Your instructions:
Go through the material underneath and show every line where the string "table" occurs.

Material provided:
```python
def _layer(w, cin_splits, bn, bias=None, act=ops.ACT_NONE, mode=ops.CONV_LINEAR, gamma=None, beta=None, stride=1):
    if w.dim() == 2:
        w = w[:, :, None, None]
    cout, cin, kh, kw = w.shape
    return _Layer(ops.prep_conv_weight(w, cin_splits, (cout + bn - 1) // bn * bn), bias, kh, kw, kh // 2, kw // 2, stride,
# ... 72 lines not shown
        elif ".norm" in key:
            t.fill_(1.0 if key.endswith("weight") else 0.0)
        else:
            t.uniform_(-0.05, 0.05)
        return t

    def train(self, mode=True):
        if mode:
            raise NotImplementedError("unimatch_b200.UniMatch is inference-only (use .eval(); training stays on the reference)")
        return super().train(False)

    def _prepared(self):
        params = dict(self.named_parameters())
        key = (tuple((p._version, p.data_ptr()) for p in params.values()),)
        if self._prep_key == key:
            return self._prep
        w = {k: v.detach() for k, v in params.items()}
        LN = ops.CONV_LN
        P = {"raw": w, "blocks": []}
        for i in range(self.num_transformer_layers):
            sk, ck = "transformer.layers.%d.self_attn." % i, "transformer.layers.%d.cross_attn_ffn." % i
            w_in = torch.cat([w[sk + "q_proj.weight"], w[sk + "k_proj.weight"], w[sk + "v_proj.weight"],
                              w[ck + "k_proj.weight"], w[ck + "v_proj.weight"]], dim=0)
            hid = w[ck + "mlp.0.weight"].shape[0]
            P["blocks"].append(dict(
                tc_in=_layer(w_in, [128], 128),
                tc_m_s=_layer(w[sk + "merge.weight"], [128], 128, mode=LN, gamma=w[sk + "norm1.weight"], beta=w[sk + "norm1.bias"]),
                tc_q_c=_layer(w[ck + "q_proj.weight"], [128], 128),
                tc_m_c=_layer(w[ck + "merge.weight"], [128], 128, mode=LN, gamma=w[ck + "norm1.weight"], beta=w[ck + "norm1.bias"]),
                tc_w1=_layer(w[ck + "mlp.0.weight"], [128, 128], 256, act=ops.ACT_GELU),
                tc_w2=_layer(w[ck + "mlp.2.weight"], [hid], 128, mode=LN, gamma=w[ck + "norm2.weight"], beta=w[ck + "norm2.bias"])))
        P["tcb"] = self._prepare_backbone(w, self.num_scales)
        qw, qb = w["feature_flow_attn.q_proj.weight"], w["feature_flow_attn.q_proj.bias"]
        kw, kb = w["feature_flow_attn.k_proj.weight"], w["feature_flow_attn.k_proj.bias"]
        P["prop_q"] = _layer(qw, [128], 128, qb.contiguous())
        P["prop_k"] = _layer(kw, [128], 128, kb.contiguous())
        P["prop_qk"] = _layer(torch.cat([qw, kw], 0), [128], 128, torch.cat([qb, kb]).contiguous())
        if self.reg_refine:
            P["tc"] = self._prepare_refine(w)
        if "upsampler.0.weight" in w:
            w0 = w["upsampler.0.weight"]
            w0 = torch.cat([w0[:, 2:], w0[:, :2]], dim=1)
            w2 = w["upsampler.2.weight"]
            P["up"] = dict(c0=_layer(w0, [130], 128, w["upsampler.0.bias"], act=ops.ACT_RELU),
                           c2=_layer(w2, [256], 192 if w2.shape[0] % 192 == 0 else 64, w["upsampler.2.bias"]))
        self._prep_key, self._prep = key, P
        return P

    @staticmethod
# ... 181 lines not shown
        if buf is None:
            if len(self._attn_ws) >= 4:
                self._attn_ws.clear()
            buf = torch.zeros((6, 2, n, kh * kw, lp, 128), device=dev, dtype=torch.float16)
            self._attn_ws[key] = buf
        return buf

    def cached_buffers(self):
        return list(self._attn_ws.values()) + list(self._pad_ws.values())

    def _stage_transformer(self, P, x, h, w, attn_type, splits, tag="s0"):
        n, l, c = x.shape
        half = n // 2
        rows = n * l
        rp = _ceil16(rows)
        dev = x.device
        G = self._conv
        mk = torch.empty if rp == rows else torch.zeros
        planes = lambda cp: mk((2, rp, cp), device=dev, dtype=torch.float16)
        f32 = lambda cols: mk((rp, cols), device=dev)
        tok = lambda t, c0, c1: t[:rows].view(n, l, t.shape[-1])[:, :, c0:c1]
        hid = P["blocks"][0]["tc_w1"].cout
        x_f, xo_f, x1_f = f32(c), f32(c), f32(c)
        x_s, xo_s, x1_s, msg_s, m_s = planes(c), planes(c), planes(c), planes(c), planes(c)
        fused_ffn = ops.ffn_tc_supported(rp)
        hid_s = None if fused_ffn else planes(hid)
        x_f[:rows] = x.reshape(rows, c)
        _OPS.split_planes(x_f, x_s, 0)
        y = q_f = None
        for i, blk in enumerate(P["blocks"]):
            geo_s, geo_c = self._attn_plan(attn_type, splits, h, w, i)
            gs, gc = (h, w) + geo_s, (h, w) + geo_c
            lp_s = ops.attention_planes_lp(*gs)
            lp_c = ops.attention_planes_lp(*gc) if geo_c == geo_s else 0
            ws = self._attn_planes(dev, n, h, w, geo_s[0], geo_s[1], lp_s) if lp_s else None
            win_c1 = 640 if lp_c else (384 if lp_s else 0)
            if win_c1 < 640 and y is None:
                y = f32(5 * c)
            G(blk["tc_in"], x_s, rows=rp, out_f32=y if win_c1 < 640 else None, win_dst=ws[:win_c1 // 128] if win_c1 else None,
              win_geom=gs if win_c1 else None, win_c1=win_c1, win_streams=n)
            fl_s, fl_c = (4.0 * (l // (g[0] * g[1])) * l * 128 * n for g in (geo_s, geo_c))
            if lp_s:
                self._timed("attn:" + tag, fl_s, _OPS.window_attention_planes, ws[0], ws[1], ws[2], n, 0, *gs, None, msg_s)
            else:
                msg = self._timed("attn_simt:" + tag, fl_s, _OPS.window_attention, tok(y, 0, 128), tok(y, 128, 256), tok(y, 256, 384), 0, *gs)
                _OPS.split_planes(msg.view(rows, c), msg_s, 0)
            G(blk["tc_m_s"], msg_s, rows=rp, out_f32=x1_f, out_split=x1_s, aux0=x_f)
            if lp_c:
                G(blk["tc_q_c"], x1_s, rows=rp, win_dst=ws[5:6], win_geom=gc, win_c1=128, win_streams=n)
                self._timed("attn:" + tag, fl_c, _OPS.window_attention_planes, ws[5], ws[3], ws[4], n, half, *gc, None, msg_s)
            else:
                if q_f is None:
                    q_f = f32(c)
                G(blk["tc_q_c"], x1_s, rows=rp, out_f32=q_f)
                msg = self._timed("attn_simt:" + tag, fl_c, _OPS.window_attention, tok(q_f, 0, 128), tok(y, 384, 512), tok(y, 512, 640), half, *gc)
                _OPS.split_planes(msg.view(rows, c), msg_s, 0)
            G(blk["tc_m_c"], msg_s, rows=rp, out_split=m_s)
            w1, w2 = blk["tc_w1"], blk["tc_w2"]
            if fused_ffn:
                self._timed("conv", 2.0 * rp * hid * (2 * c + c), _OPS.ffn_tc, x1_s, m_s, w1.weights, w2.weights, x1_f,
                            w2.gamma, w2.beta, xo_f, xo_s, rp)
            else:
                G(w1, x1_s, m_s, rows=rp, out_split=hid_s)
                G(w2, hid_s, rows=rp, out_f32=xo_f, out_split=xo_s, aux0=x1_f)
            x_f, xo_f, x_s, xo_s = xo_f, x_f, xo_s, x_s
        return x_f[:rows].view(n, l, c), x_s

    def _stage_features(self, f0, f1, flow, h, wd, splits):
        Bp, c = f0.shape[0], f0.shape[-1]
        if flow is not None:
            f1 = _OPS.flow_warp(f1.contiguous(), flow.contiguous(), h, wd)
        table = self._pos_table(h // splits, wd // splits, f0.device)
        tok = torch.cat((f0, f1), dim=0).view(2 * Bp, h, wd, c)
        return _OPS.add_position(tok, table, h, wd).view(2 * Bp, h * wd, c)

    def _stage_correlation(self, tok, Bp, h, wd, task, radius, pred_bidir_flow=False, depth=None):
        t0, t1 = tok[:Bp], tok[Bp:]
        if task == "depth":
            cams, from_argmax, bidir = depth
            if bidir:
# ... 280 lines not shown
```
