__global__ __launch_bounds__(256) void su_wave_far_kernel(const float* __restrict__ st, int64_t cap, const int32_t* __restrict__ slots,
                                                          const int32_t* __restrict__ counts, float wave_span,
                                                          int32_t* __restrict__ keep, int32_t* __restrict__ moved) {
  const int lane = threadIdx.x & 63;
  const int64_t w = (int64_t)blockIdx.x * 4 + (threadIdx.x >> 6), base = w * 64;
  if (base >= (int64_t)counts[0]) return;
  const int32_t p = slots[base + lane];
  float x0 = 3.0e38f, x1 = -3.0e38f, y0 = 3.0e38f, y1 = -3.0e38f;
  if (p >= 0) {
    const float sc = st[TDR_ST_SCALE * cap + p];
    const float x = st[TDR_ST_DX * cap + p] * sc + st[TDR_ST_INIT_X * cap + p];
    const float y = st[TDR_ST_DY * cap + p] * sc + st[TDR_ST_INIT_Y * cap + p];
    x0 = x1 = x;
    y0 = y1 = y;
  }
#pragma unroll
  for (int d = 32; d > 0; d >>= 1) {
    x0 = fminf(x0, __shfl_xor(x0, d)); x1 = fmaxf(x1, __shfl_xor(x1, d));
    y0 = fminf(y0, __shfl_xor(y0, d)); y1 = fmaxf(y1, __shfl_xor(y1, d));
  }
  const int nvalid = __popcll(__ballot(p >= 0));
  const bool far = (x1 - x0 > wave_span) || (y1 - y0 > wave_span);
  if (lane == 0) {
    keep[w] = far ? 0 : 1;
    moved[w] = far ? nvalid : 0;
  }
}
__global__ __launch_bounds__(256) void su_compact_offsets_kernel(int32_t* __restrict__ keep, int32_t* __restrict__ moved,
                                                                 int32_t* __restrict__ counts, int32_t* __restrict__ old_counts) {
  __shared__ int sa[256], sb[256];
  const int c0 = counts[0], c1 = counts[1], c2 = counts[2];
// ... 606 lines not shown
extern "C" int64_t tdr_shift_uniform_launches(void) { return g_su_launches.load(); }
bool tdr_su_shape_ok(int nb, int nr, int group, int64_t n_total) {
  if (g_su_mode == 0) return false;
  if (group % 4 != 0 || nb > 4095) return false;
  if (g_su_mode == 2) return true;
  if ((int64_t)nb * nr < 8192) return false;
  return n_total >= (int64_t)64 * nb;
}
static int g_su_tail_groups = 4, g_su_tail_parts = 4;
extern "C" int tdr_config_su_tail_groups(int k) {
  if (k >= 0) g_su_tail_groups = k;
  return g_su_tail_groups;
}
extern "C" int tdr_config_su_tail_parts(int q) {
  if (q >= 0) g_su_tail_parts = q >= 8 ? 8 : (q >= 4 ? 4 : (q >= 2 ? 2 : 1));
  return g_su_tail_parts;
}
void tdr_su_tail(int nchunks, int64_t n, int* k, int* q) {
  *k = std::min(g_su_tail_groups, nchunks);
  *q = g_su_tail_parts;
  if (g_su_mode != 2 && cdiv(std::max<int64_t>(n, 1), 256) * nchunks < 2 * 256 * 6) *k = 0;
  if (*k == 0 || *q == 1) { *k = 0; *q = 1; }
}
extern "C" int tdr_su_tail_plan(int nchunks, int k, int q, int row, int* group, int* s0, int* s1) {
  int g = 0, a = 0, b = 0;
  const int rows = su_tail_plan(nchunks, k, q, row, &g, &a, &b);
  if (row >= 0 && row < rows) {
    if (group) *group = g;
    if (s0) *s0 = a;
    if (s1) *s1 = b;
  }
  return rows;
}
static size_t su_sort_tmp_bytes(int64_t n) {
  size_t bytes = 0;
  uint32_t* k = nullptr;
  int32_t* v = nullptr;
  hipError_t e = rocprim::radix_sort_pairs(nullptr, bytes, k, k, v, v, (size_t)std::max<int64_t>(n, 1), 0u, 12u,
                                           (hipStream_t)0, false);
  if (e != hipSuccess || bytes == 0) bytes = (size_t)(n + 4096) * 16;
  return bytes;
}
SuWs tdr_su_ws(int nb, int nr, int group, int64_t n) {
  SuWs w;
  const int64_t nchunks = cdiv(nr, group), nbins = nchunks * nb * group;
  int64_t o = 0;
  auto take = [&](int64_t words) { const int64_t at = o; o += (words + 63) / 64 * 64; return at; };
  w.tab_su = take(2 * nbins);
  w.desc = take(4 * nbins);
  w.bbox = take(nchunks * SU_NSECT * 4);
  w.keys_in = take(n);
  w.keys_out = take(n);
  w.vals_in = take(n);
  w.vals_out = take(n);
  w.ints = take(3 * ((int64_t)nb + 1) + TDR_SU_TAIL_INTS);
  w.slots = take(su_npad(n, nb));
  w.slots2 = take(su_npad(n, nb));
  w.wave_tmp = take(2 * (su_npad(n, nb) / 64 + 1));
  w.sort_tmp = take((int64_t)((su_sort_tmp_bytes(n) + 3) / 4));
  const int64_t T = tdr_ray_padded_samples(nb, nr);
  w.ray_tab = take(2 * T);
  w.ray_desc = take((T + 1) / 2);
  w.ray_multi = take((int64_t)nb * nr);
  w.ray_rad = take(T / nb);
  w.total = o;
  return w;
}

Output for this exercise:
        table = self._pos_table(h // splits, wd // splits, f0.device)
        return _OPS.add_position(tok, table, h, wd).view(2 * Bp, h * wd, c)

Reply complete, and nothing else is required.